Great thread!!! :chili: :thumbsup:


----------



## jmm (Nov 23, 2004)

What kind of clippers and what blade? 

For silky hair, I use a #30 or #40 with a snap on comb and clip against the grain of the hair. Don't ever clip against the grain with just a blade. 

You will get a better, cleaner clip if you bathe and blow dry the dog before clipping.


----------



## Cheri (Jan 7, 2008)

WHat a great thread, thanks for starting this!!

I'm still trying to find the products that I like. So far I REALLY like Aussie shampoo and conditioner for her, although I tried fructese (I know I spelled that wrong lol) and sunsilk, and they both worked wonders. But she gets dry really easy, so I try not to use the whitening shampoo too often, and when I do I leave the conditioner on longer. She still gets frizzy, but not as bad. I just try to keep her tear staining to a minimum so I don't have to use it. 
I didn't know there were eye pads that you can use! I'm going to have to find some for Vi. That would help so much I think. I'm using the eye ointment to keep the hair from here eyes, and I whipe them down with a wet wash cloth before I reapply it in the morning. So far it's cut down on the tears by WAY over half!! I really think that was the problem. 

As far as combs and brushes, I still only have my wal mart combs, but I'm hoping to get some decent ones. I mean, they work well enough, but I want the best for her coat. I don't really care for the slicker brushes. Although I may try one for her feet since everyone else does, I'm wondering if it'll make her a little less wiggly when I do her feet.

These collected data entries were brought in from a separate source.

diff --git a/smoothed_particle_hydrodynamics_amd/csrc/sph_hip.hip b/smoothed_particle_hydrodynamics_amd/csrc/sph_hip.hip
--- a/smoothed_particle_hydrodynamics_amd/csrc/sph_hip.hip
+++ b/smoothed_particle_hydrodynamics_amd/csrc/sph_hip.hip
@@ -1571,6 +1571,20 @@
    out[18] = ctx->caps.wide;
    out[19] = ctx->list_cap;
    return SPH_HIP_OK;
+}
+
+int sph_hip_get_tile_descriptors(sph_hip_context* ctx, int32_t* out, int max_workgroups)
+{
+   int rc = check_ctx(ctx);
+   if (rc) return rc;
+   if (!out || max_workgroups < 0 || !ctx->tile_feedback || !ctx->tile_desc) return SPH_HIP_ERR_INVALID;
+   SPH_TRY(hipStreamSynchronize(ctx->stream));
+   int n = ctx->tile_feedback[TSTAT_BLOCKS];
+   if (n > max_workgroups) n = max_workgroups;
+   if (n <= 0) return 0;
+   SPH_TRY(hipMemcpyAsync(out, ctx->tile_desc, (size_t)n * sizeof(TileDesc), hipMemcpyDeviceToHost, ctx->stream));
+   SPH_TRY(hipStreamSynchronize(ctx->stream));
+   return n;
 }
 
 int sph_hip_get_neighbor_stats(sph_hip_context* ctx, int32_t* avg, int32_t* mx, int32_t* mn)
diff --git a/smoothed_particle_hydrodynamics_amd/csrc/tile_layout.h b/smoothed_particle_hydrodynamics_amd/csrc/tile_layout.h
--- a/smoothed_particle_hydrodynamics_amd/csrc/tile_layout.h
+++ b/smoothed_particle_hydrodynamics_amd/csrc/tile_layout.h
@@ -49,6 +49,35 @@
    d.pad = 0;
 }
 
+#define TILE_CHAINS_SHORT 3
+TILE_HD int tile_chains_n(int word) { return word & 15; }
+TILE_HD int tile_chains_ka(int word) { return (word >> 4) & 15; }
+TILE_HD int tile_chains_kb(int word) { return (word >> 8) & 15; }
+TILE_HD bool tile_chains_short(int word) { return (unsigned)(tile_chains_n(word) - 1) < (unsigned)TILE_CHAINS_SHORT; }
+TILE_HD int tile_chain_word(const int (&B)[TILE_SEGMENTS], const int (&D)[TILE_SEGMENTS], int total)
+{
+   int cur = D[0], nch = 1, ka = 0, kb = 0;
+#ifdef __HIPCC__
+#pragma unroll
+#endif
+   for (int k = 1; k < TILE_SEGMENTS; k++) {
+      const int next = k + 1 < TILE_SEGMENTS ? B[k + 1] : total;
+      if (next > B[k] && D[k] != cur) {
+         cur = D[k];
+         ka = kb;
+         kb = k;
+         nch++;
+      }
+   }
+   if (nch > TILE_CHAINS_SHORT) ka = kb = 0;
+   return nch | ka << 4 | kb << 8;
+}
+TILE_HD void tile_layout_describe(const int (&G)[TILE_SEGMENTS], const int (&len)[TILE_SEGMENTS], TileDesc& d)
+{
+   tile_layout_chain(G, len, d);
+   d.pad = tile_chain_word(d.B, d.D, d.total);
+}
+
 TILE_HD int tile_shift_at(const int (&B)[TILE_SEGMENTS], const int (&D)[TILE_SEGMENTS], int t)
 {
    TILE_LOCALS
@@ -56,6 +85,14 @@
 #define TILE_STEP(k, prev) d = (t >= B##k) ? D##k : d;
    TILE_EACH_BOUNDARY(TILE_STEP)
 #undef TILE_STEP
+   return d;
+}
+
+TILE_HD int tile_shift_short(int D0, int BA, int DA, int BB, int DB, int t)
+{
+   int d = D0;
+   d = (t >= BA) ? DA : d;
+   d = (t >= BB) ? DB : d;
    return d;
 }
 
diff --git a/smoothed_particle_hydrodynamics_amd/lib.py b/smoothed_particle_hydrodynamics_amd/lib.py
--- a/smoothed_particle_hydrodynamics_amd/lib.py
+++ b/smoothed_particle_hydrodynamics_amd/lib.py
@@ -111,6 +111,7 @@
     "sph_hip_set_timing": (C.c_int, [_ctx, C.c_int]),
     "sph_hip_set_timing_stride": (C.c_int, [_ctx, C.c_int]),
     "sph_hip_get_tile_stats": (C.c_int, [_ctx, _P(C.c_int32 * 20)]),
+    "sph_hip_get_tile_descriptors": (C.c_int, [_ctx, C.c_void_p, C.c_int]),
     "sph_hip_get_energy": (C.c_int, [_ctx, _P(C.c_float), _P(C.c_float)]),
     "sph_hip_get_neighbor_stats": (C.c_int, [_ctx, _P(C.c_int32), _P(C.c_int32), _P(C.c_int32)]),
     "sph_hip_download_voxels": (C.c_int, [_ctx, C.c_void_p, C.c_void_p]),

She jerks her paws away when I do it, and I'm really gentle when I do it, so I'm not sure if it's uncomfirtable for her, or if it's just because she's not used to being groomed, let alone me always touching her paws lol.

Thanks for all the tips guys!!
~~Cheri~~


----------



## 2maltese4me (May 8, 2006)

I'm pretty basic. I wash my babies in my kitchen sink, and use SpaLavish products and change off with Pantene. For me, I like them a lot better than the CC products. I only use a pin brush when blow drying, otherwise I use a roll comb (the teeth roll) for daily combing. I find it more effective in finding any knots. I use my kitchen counter or my outdoor deck table to do all my grooming on.

I scissor cut and use my dh beard trimmer for their pads and bellies. I don't use whitening shampoo's, I don't find the need. 

I bathe once a week and cut their hair about once a month. I trim their nails and pads about every 3 wks...or as needed.


----------



## Gigis_Mom (Mar 14, 2008)

When you talk about Pantene conditioner, are you talking about regular people products or does pantene make something special for pets?


----------



## carolicious (Feb 25, 2008)

> When you talk about Pantene conditioner, are you talking about regular people products or does pantene make something special for pets?[/B]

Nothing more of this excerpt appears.